В Самаре Поленьку Стрепетову настигло первое чувство. Она сошлась с женатым актером Михаилом Стрельским. Он же, имея на своем счету законную жену и не одну гражданскую, отдавал должное внимание и поклонницам, и молоденьким горничным, если таковые появлялись в доме. В 1871-м его пригласили в Казань в антрепризу Медведева. Стрепетова, ожидавшая ребенка, поехала вместе с ним. Их дочь родилась уже на новом месте...
На сцене Самарского театра Стрепетова имела такой успех, что эхо его докатилось даже до Петербурга и Москвы, и там заговорили о рождении новой трагической актрисы. Узнав об этом, антрепренер Медведев приехал домой к Пелагее Антипьевне и увидел непричесанную, некрасивую женщину в стоптанных туфлях. Разговаривала она неприветливо, смотрела хмуро, да еще и запросила 75 рублей в месяц. Возмущенный Медведев не согласился. Но ему пришлось обращаться к Стрепетовой вновь, чтобы заменить сбежавшую премьершу, и после ее выступления антрепренер предложил ей такую же сумму за каждый спектакль. Позже эта цифра была увеличена. В Казанский театр хлынула вся местная интеллигенция, и сборы труппы резко поднялись.
Со временем громкие романы и маленькие интрижки Стрельского перестали занимать Пелагею Антипьевну. Но перед самым их разрывом выяснилось, что на свет должен появиться второй ребенок. Актриса уехала в Нижний Новгород, где вновь родила девочку, умершую через два месяца.
Стрепетовские гастроли в Москве прошли с сенсационным успехом.
Петр Ильич Чайковский писал своему брату: «По-моему, это безусловно гениальная актриса, я был подавлен громадной силой ее таланта». Писатель А. Плещеев утверждал, что она «играет, как Толстой говорит, как Репин пишет».
Она показывала человеческие страсти с жестоким, почти натуралистическим воспроизведением бытовых черт. Ее поведение на сцене казалось необычным: резкие движения, лишенные грации позы, бабья манера вздыхать и разговаривать.

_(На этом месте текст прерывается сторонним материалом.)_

@@ -373,6 +398,10 @@
   auto fragB = [&](int slot, int i) -> bf16x8 { return pg_frag<true>(ldsB + slot * QSLOT + i * 1024, 0, toff); };
 
   f32x4 acc[4][4];
+  gu32x2 sw = {0u, 0u};
+  bool filled = false;
+  if constexpr (PERS) lane_offsets();
+  for (;;) {
 #pragma unroll
   for (int i = 0; i < 4; ++i)
 #pragma unroll
@@ -380,9 +409,14 @@
 
   if (npair > 0) {
     bf16x8 ah[4], bh[4];
-    dmaX(0, 0); dmaY(0, 1); dmaX(1, 2);
-    if (NY == 2) asm volatile("s_waitcnt vmcnt(5)" ::: "memory");
-    else asm volatile("s_waitcnt vmcnt(4)" ::: "memory");
+    if (!filled) {
+      if constexpr (TRP >= 4) sw = gemm_sign_word_load(g, m0, n0, wm, wn, lanev, batch);
+      dmaX(0, 0); dmaY(0, 1); dmaX(1, 2);
+      if (NY == 2) asm volatile("s_waitcnt vmcnt(5)" ::: "memory");
+      else asm volatile("s_waitcnt vmcnt(4)" ::: "memory");
+    } else {
+      asm volatile("s_waitcnt vmcnt(0)" ::: "memory");
+    }
     __builtin_amdgcn_s_barrier();
 #pragma unroll
     for (int i = 0; i < 4; ++i) { ah[i] = fragA(0, i); bh[i] = fragB(0, i); }
@@ -434,13 +468,35 @@
     asm volatile("s_waitcnt vmcnt(0)" ::: "memory");
   }
   if constexpr (TRP != 0) {
-    int lanez = lane, m0z = m0, n0z = n0;
+    int lanez = lanev, m0z = m0, n0z = n0;
+    const int batchz = batch;
+    const gu32x2 swz = sw;
+    bool more = false;
+    if constexpr (PERS) {
+      asm volatile("" : "+s"(gk));
+      lin += lstep;
+      more = lin < total;
+      filled = false;
+      if (more) {
+        next_item();
+        if (npair > 0) {
+          sw = gemm_sign_word_load(*gk, m0, n0, wm, wn, lanev, batch);
+          dmaX(0, 0); dmaY(0, 1); dmaX(1, 2);
+          filled = true;
+        }
+      }
+    }
     asm volatile("" : "+v"(lanez), "+s"(m0z), "+s"(n0z));
-    gemm_epilogue_direct16<TRP>(g, acc, m0z, n0z, wm, wn, lanez, batch, split);
+    if constexpr (PERS) gemm_epilogue_direct16<EMODE>(*gk, acc, m0z, n0z, wm, wn, lanez, batchz, split, swz);
+    else gemm_epilogue_direct16<EMODE>(g, acc, m0z, n0z, wm, wn, lanez, batchz, split, swz);
+    if (!more) break;
+    if constexpr (PERS) lane_offsets();
   } else {
     __syncthreads();
     gemm_epilogue_wide<64 * WNT, 512, 2, COLP, true, true>(g, acc, reinterpret_cast<float*>(xsmem), WNT == 4 ? 64 : 128, m0, n0, wm, wn,
                                                            lane & 31, lane >> 5, batch, split, 64 * WMT);
+    break;
+  }
   }
 }
 
@@ -489,8 +545,40 @@
 
 bool planes16_direct_mask_ok(const GemmArgs& a) {
   if (!lfi_env_on("LFI_PGEMM_DIRECT")) return false;
-  return a.vecC && a.act == 2 && a.Gr && !a.G && a.accumulate == 0 && a.colpart && a.splitk == 1 && a.Cr && !a.storeC && !a.bias &&
+  return a.vecC && a.act == 2 && (a.Gr || a.Si) && !a.G && a.accumulate == 0 && a.colpart && a.splitk == 1 && a.Cr && !a.storeC && !a.bias &&
          (a.N & 3) == 0 && (a.strideC & 31) == 0 && (a.colCr & 15) == 0 && (a.colGr & 15) == 0 && (a.ldpart & 3) == 0;
+}
+
+bool planes_sign_geometry_ok(const GemmArgs& a, int batch) {
+  return a.Cr && (a.nktCr & 3) == 0 && (a.colCr & 63) == 0 && (batch == 1 || (a.strideC & 63) == 0) && a.splitk == 1;
+}
+
+bool planes_takes_direct3(const GemmArgs& a, int at, int bt, bool tall) {
+  if (tall || (bt && planes16t_ok(a))) return false;
+  return !at && !bt && planes16_ok(a) && !a.colpart && planes16_direct_mode(a) == 3;
+}
+bool planes_takes_direct4(const GemmArgs& a, int at, int bt, bool tall) {
+  return bt && planes16t_ok(a) && a.colpart && !tall && !at && planes16_direct_mask_ok(a);
+}
+
+long planes_persist_wgs(long items) {
+  if (!lfi_env_set("LFI_PGEMM_PERSIST")) return 0;
+  constexpr int MAXDEV = 64;
+  static int cus_of[MAXDEV] = {};
+  int dev = 0;
+  if (hipGetDevice(&dev) != hipSuccess || dev < 0 || dev >= MAXDEV) return 0;
+  if (cus_of[dev] == 0) {
+    hipDeviceProp_t prop;
+    if (hipGetDeviceProperties(&prop, dev) != hipSuccess || prop.multiProcessorCount <= 0) return 0;
+    cus_of[dev] = prop.multiProcessorCount;
+  }
+  const int cus = cus_of[dev];
+  long wgs = min(items, 2L * cus);
+  if (const char* e = getenv("LFI_PGEMM_PERSIST_WGS")) {
+    const long cap = atol(e);
+    if (cap > 0) wgs = min(wgs, cap);
+  }
+  return wgs;
 }
 
 template <bool COLP, int WMT, int WNT>
@@ -521,13 +609,19 @@
     if (COLP && WMT == 2 && !at && planes16_direct_mask_ok(a)) {
       static bool attr4 = false;
       if (!attr4) {
-        if (hipFuncSetAttribute((const void*)gemm_planes16t_kernel<false, true, 2, 4, 4>, hipFuncAttributeMaxDynamicSharedMemorySize, (int)lds) != hipSuccess) {
+        if (hipFuncSetAttribute((const void*)gemm_planes16t_kernel<false, true, 2, 4, 4>, hipFuncAttributeMaxDynamicSharedMemorySize, (int)lds) != hipSuccess ||
+            hipFuncSetAttribute((const void*)gemm_planes16t_kernel<false, true, 2, 4, 5>, hipFuncAttributeMaxDynamicSharedMemorySize, (int)lds) != hipSuccess) {
           lfi_set_error("lfi_gemm_planes: cannot reserve %zu bytes of LDS", lds);
           return LFI_ERR_LAUNCH;
         }
         attr4 = true;
       }
-      hipLaunchKernelGGL((gemm_planes16t_kernel<false, true, 2, 4, 4>), grid, dim3(512), lds, st, a);
+      const long items = (long)grid.x * grid.y, wgs = planes_persist_wgs(items);
+      if (wgs > 0 && grid.z == 1) {
+        GemmArgs ap = a;
+        ap.pbatch = (int)grid.y;
+        hipLaunchKernelGGL((gemm_planes16t_kernel<false, true, 2, 4, 5>), dim3((unsigned)wgs), dim3(512), lds, st, ap);
+      } else hipLaunchKernelGGL((gemm_planes16t_kernel<false, true, 2, 4, 4>), grid, dim3(512), lds, st, a);
     } else if (at) hipLaunchKernelGGL((gemm_planes16t_kernel<true, COLP, WMT, WNT>), grid, dim3(512), lds, st, a);
     else hipLaunchKernelGGL((gemm_planes16t_kernel<false, COLP, WMT, WNT>), grid, dim3(512), lds, st, a);
   } else if (!at && !bt && planes16_ok(a) && !COLP && planes16_direct_mode(a)) {
@@ -576,6 +670,11 @@
 extern "C" long lfi_planes_elems(long rows, int cols) {
   if (rows <= 0 || cols <= 0) return 0;
   return ((rows + 255) / 256 * 256) * (long)((cols + 15) / 16 * 16) * 2;
+}
+
+extern "C" long lfi_planes_sign_words(long rows, long cols) {
+  if (rows <= 0 || cols <= 0) return 0;
+  return ((rows + 63) / 64) * ((cols + 63) / 64) * 64;
 }
 
 extern "C" int lfi_planes_from_f32(const float* X, long ldx, long rows, int cols, void* planes, void* stream) {
@@ -605,35 +704,19 @@
   return planes_tall_tile(d) ? (long)lfi_cdiv(d->M, 256) * 2 : (long)lfi_cdiv(d->M, 128) * 2;
 }
 
-extern "C" int lfi_gemm_planes(const lfi_pgemm_desc* d, void* stream) {
-  LFI_REQUIRE(d, "lfi_gemm_planes: null descriptor");
-  LFI_REQUIRE(d->M >= 0 && d->N >= 0 && d->K >= 0 && d->batch >= 1 && d->batch <= 65535, "lfi_gemm_planes: bad dims M=%d N=%d K=%d batch=%d",
-              d->M, d->N, d->K, d->batch);
-  if (d->M == 0 || d->N == 0) return LFI_OK;
+namespace {
+
+int planes_clamped_splitk(const lfi_pgemm_desc* d) {
+  const int nkt = (d->K + 15) / 16;
+  const int splitk = d->splitk < 1 ? 1 : d->splitk;
+  return splitk > nkt ? nkt : splitk;
+}
+
+void planes_args(const lfi_pgemm_desc* d, GemmArgs& a, bool& tall) {
+  const int nkt = (d->K + 15) / 16;
+  const int splitk = planes_clamped_splitk(d);
   const bool store = d->store_f32 != 0;
-  LFI_REQUIRE(d->Ap && d->Bp && (d->C || !store), "lfi_gemm_planes: null operand");
-  LFI_REQUIRE(store || d->Cr, "lfi_gemm_planes: store_f32 = 0 and no plane output: the result would go nowhere");
-  LFI_REQUIRE(d->K > 0, "lfi_gemm_planes: K = 0");
-  LFI_REQUIRE(d->act >= 0 && d->act <= 2 && (d->act != 2 || d->G || d->Gr), "lfi_gemm_planes: bad act %d", d->act);
-  const int nkt = (d->K + 15) / 16;
-  LFI_REQUIRE((d->a_fmt ? 2L * d->a_nkt >= (d->M + 15) / 16 : d->a_nkt >= nkt) && (d->b_fmt ? 2L * d->b_nkt >= (d->N + 15) / 16 : d->b_nkt >= nkt),
-              "lfi_gemm_planes: plane buffers hold %ld / %ld column tiles per row tile: too few for this product", (long)d->a_nkt, (long)d->b_nkt);
-  LFI_REQUIRE(d->a_nkt > 0 && d->b_nkt > 0, "lfi_gemm_planes: a_nkt / b_nkt = column tiles per row tile of the plane buffers");
-  LFI_REQUIRE((reinterpret_cast<uintptr_t>(d->Ap) & 15) == 0 && (reinterpret_cast<uintptr_t>(d->Bp) & 15) == 0 &&
-              (d->a_stride & 7) == 0 && (d->b_stride & 7) == 0, "lfi_gemm_planes: planes must be 16-byte aligned");
-  int splitk = d->splitk < 1 ? 1 : d->splitk;
-  if (splitk > nkt) splitk = nkt;
-  LFI_REQUIRE(splitk == 1 || d->work, "lfi_gemm_planes: splitk needs a workspace");
-  LFI_REQUIRE(splitk == 1 || (!d->Cr && !d->colsum_part && store), "lfi_gemm_planes: plane outputs / column sums need splitk = 1");
-  const bool planes_io = d->Cr || d->Gr;
-  if (planes_io) {
-    LFI_REQUIRE(d->batch == 1 || (d->strideC > 0 && d->strideC * d->batch <= (d->C ? d->ldc : d->strideC * d->batch) && d->strideC % 32 == 0),
-                "lfi_gemm_planes: plane outputs need batch entries side by side in C's columns, 32-column granular");
-    LFI_REQUIRE(d->cr_col0 % 16 == 0 && d->gr_col0 % 16 == 0, "lfi_gemm_planes: plane outputs must start on block boundaries");
-    LFI_REQUIRE((!d->Cr || (reinterpret_cast<uintptr_t>(d->Cr) & 15) == 0) && (!d->Gr || (reinterpret_cast<uintptr_t>(d->Gr) & 15) == 0),
-                "lfi_gemm_planes: planes must be 16-byte aligned");
-  }
-  GemmArgs a = {};
+  a = GemmArgs{};
   a.M = d->M; a.N = d->N; a.K = d->K;
   a.C = d->C; a.ldc = d->ldc; a.bias = d->bias; a.G = d->G; a.ldg = d->ldg;
   a.strideC = d->strideC; a.strideBias = d->strideBias; a.strideG = d->strideG;
@@ -656,12 +739,11 @@
     const bool partial = splitk > 1;
     const bool c_ok = partial ? (((long)d->M * d->N) % 4 == 0 && d->N % 4 == 0 && (reinterpret_cast<uintptr_t>(d->work) & 15) == 0)
                               : (!store || ((reinterpret_cast<uintptr_t>(d->C) & 15) == 0 && d->ldc % 4 == 0 && d->strideC % 4 == 0));
-    const bool g_ok = d->act != 2 || d->Gr || ((reinterpret_cast<uintptr_t>(d->G) & 15) == 0 && d->ldg % 4 == 0 && d->strideG % 4 == 0);
+    const bool g_ok = d->act != 2 || d->Gr || d->sign_in || ((reinterpret_cast<uintptr_t>(d->G) & 15) == 0 && d->ldg % 4 == 0 && d->strideG % 4 == 0);
     a.vecC = (c_ok && g_ok && !(d->act == 2 && d->accumulate != 0)) ? 1 : 0;
-    LFI_REQUIRE(a.vecC || !(planes_io || d->colsum_part), "lfi_gemm_planes: plane outputs / column sums need 16-byte granular C rows");
   }
   a.hiOnly = d->out_hi_only ? 1 : 0;
-  const bool tall = planes_tall_tile(d);
+  tall = planes_tall_tile(d);
   a.tiles_m = lfi_cdiv(d->M, tall ? 256 : 128);
   a.tiles_n = lfi_cdiv(d->N, tall ? 128 : 256);
   {
@@ -671,6 +753,82 @@
       gm_env = e ? atoi(e) : 0;
     }
     a.gm = gm_env > 0 ? gm_env : 8;
+  }
+}
+
+bool planes_signs_path(const GemmArgs& a, const lfi_pgemm_desc* d, bool tall, bool out) {
+  if (!lfi_env_on("LFI_PGEMM_SIGNS")) return false;
+  if (!planes_sign_geometry_ok(a, d->batch)) return false;
+  return out ? planes_takes_direct3(a, d->a_fmt, d->b_fmt, tall) : planes_takes_direct4(a, d->a_fmt, d->b_fmt, tall);
+}
+
+}
+
+extern "C" int lfi_gemm_planes_signs_ok(const lfi_pgemm_desc* d) {
+  if (!d || d->M <= 0 || d->N <= 0 || d->K <= 0 || d->batch < 1 || !d->Ap || !d->Bp) return 0;
+  if (!d->sign_out && !d->sign_in) return 0;
+  GemmArgs a;
+  bool tall;
+  planes_args(d, a, tall);
+  if (d->sign_in) a.Si = reinterpret_cast<const unsigned long long*>(d->sign_in);
+  if (d->sign_out && !planes_signs_path(a, d, tall, true)) return 0;
+  if (d->sign_in && !planes_signs_path(a, d, tall, false)) return 0;
+  return 1;
+}
+
+extern "C" long lfi_gemm_planes_persist_grid(const lfi_pgemm_desc* d) {
+  if (!d || d->M <= 0 || d->N <= 0 || d->K <= 0 || d->batch < 1 || !d->Ap || !d->Bp) return 0;
+  GemmArgs a;
+  bool tall;
+  planes_args(d, a, tall);
+  if (d->sign_in) a.Si = reinterpret_cast<const unsigned long long*>(d->sign_in);
+  if (!planes_takes_direct4(a, d->a_fmt, d->b_fmt, tall) || a.splitk != 1) return 0;
+  return planes_persist_wgs((long)a.tiles_m * a.tiles_n * d->batch);
+}
+
+extern "C" int lfi_gemm_planes(const lfi_pgemm_desc* d, void* stream) {
+  LFI_REQUIRE(d, "lfi_gemm_planes: null descriptor");
+  LFI_REQUIRE(d->M >= 0 && d->N >= 0 && d->K >= 0 && d->batch >= 1 && d->batch <= 65535, "lfi_gemm_planes: bad dims M=%d N=%d K=%d batch=%d",
+              d->M, d->N, d->K, d->batch);
+  if (d->M == 0 || d->N == 0) return LFI_OK;
+  const bool store = d->store_f32 != 0;
+  LFI_REQUIRE(d->Ap && d->Bp && (d->C || !store), "lfi_gemm_planes: null operand");
+  LFI_REQUIRE(store || d->Cr, "lfi_gemm_planes: store_f32 = 0 and no plane output: the result would go nowhere");
+  LFI_REQUIRE(d->K > 0, "lfi_gemm_planes: K = 0");
+  LFI_REQUIRE(d->act >= 0 && d->act <= 2 && (d->act != 2 || d->G || d->Gr || d->sign_in), "lfi_gemm_planes: bad act %d", d->act);
+  const int nkt = (d->K + 15) / 16;
+  LFI_REQUIRE((d->a_fmt ? 2L * d->a_nkt >= (d->M + 15) / 16 : d->a_nkt >= nkt) && (d->b_fmt ? 2L * d->b_nkt >= (d->N + 15) / 16 : d->b_nkt >= nkt),
+              "lfi_gemm_planes: plane buffers hold %ld / %ld column tiles per row tile: too few for this product", (long)d->a_nkt, (long)d->b_nkt);
+  LFI_REQUIRE(d->a_nkt > 0 && d->b_nkt > 0, "lfi_gemm_planes: a_nkt / b_nkt = column tiles per row tile of the plane buffers");
+  LFI_REQUIRE((reinterpret_cast<uintptr_t>(d->Ap) & 15) == 0 && (reinterpret_cast<uintptr_t>(d->Bp) & 15) == 0 &&
+              (d->a_stride & 7) == 0 && (d->b_stride & 7) == 0, "lfi_gemm_planes: planes must be 16-byte aligned");
+  const int splitk = planes_clamped_splitk(d);
+  LFI_REQUIRE(splitk == 1 || d->work, "lfi_gemm_planes: splitk needs a workspace");
+  LFI_REQUIRE(splitk == 1 || (!d->Cr && !d->colsum_part && store), "lfi_gemm_planes: plane outputs / column sums need splitk = 1");
+  const bool planes_io = d->Cr || d->Gr;
+  if (planes_io) {
+    LFI_REQUIRE(d->batch == 1 || (d->strideC > 0 && d->strideC * d->batch <= (d->C ? d->ldc : d->strideC * d->batch) && d->strideC % 32 == 0),
+                "lfi_gemm_planes: plane outputs need batch entries side by side in C's columns, 32-column granular");
+    LFI_REQUIRE(d->cr_col0 % 16 == 0 && d->gr_col0 % 16 == 0, "lfi_gemm_planes: plane outputs must start on block boundaries");
+    LFI_REQUIRE((!d->Cr || (reinterpret_cast<uintptr_t>(d->Cr) & 15) == 0) && (!d->Gr || (reinterpret_cast<uintptr_t>(d->Gr) & 15) == 0),
+                "lfi_gemm_planes: planes must be 16-byte aligned");
+  }
+  GemmArgs a;
+  bool tall;
+  planes_args(d, a, tall);
+  LFI_REQUIRE(a.vecC || !(planes_io || d->colsum_part), "lfi_gemm_planes: plane outputs / column sums need 16-byte granular C rows");
+  if (d->sign_out || d->sign_in) {
+    LFI_REQUIRE(lfi_env_on("LFI_PGEMM_SIGNS"), "lfi_gemm_planes: sign words passed with LFI_PGEMM_SIGNS=0");
+    LFI_REQUIRE(!(d->sign_out && d->sign_in), "lfi_gemm_planes: a product writes sign words or reads them, not both");
+    LFI_REQUIRE(((reinterpret_cast<uintptr_t>(d->sign_out) | reinterpret_cast<uintptr_t>(d->sign_in)) & 7) == 0,
+                "lfi_gemm_planes: sign words must be 8-byte aligned");
+    LFI_REQUIRE(!d->sign_in || (d->act == 2 && !d->Gr && !d->G), "lfi_gemm_planes: sign_in is the act-2 mask: act = 2, and neither G nor Gr");
+    if (d->sign_in) a.Si = reinterpret_cast<const unsigned long long*>(d->sign_in);
+    LFI_REQUIRE(planes_signs_path(a, d, tall, d->sign_out != nullptr),
+                "lfi_gemm_planes: this product cannot take sign words (lfi_gemm_planes_signs_ok: direct plane epilogue, 128 x 256 tiles, Cr columns / "
+                "cr_col0 / strideC in 64s, splitk 1)");
+    if (d->sign_out) a.So = reinterpret_cast<unsigned long long*>(d->sign_out);
+    a.npcS = d->cr_nkt / 4;
   }
   const size_t lds = (size_t)QRING * QSLOT;
   dim3 grid(a.tiles_m * a.tiles_n, d->batch, splitk);
diff --git a/lets_face_it_amd/engine.py b/lets_face_it_amd/engine.py
--- a/lets_face_it_amd/engine.py
+++ b/lets_face_it_amd/engine.py
@@ -204,6 +204,7 @@
         self._sample_fp16_unsafe = False
         self.backward_products = self.check_backward_products(os.environ.get("LFI_BWD_PRODUCTS", "auto"))
         self._bwd_skip = 0
+        self._signs_ok = {}
         self.tile_pin = {k.strip(): int(v) for k, v in (it.split("=") for it in os.environ.get("LFI_TILE_PIN", "").split(",") if it)}
         self.pass_skip = {}
         env = os.environ.get("LFI_PASS_SKIP", "")
@@ -442,7 +443,8 @@
     def gemm_planes(self, M, N, K, Ap, a_nkt, Bp, b_nkt, Cm, ldc, bias=None, act=0, slope=0.01, G=None, ldg=0, batch=1,
                     a_stride=0, b_stride=0, sC=0, sBias=0, sG=0, accumulate=0, c_off=0, bias_off=0, tag=None, cls=None,
                     a_fmt=0, b_fmt=0, a_off=0, b_off=0, splitk=1, ws="scratch.pgemm_splitk", store=True,
-                    Cr=None, cr_nkt=0, cr_col0=0, Gr=None, gr_nkt=0, gr_col0=0, colsum_into=None, hi_only=False, tile=0):
+                    Cr=None, cr_nkt=0, cr_col0=0, Gr=None, gr_nkt=0, gr_col0=0, colsum_into=None, hi_only=False, tile=0,
+                    sign_out=None, sign_in=None, signs_query=False, persist_query=False):
         g = PGemmDesc()
         g.skip = self._skip_bits(cls)
         g.M, g.N, g.K = M, N, K
@@ -461,12 +463,17 @@
         g.Cr, g.cr_nkt, g.cr_col0 = ptr(Cr), cr_nkt, cr_col0
         g.Gr, g.gr_nkt, g.gr_col0 = ptr(Gr), gr_nkt, gr_col0
         g.out_hi_only, g.tile = (1 if hi_only else 0), tile
+        g.sign_out, g.sign_in = ptr(sign_out), ptr(sign_in)
         part, prow = None, 0
         if colsum_into is not None and os.environ.get("LFI_NO_COLPART") != "1":
             prow = int(self.L.lfi_gemm_planes_colpart_rows(C.byref(g)))
             if prow > 0:
                 part = self._buf("scratch.colpart", prow * ldc)
                 g.colsum_part, g.ld_part = part.data_ptr(), ldc
+        if signs_query:
+            return bool(self.L.lfi_gemm_planes_signs_ok(C.byref(g)))
+        if persist_query:
+            return int(self.L.lfi_gemm_planes_persist_grid(C.byref(g)))
         ev = self._tic(tag)
         check(self.L.lfi_gemm_planes(C.byref(g), _stream()), "lfi_gemm_planes")
         self._toc(tag, ev)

«Тривиально простонародный выговор, более нежели непрезентабельная фигура, отсутствие благородного пластического жеста, какая-то певучая, пахнущая глухой провинцией читка стихов – вот вам г-жа Стрепетова в роли Марии Стюарт, – возмущалась газета «Театр и жизнь» в январе 1891 года. – И эта актриса требовала исполнения ролей классического репертуара на казенной сцене! И эта актриса была недовольна получаемым там министерским окладом!»
И тем не менее именно «эту актрису» сам Островский, автор пьесы «Гроза», назвал лучшей в России Катериной. Светом чистоты, искренности и гордого достоинства освещено было исполнение этой роли Стрепетовой. Еще бы: ведь драму Катерины актриса испытала на себе...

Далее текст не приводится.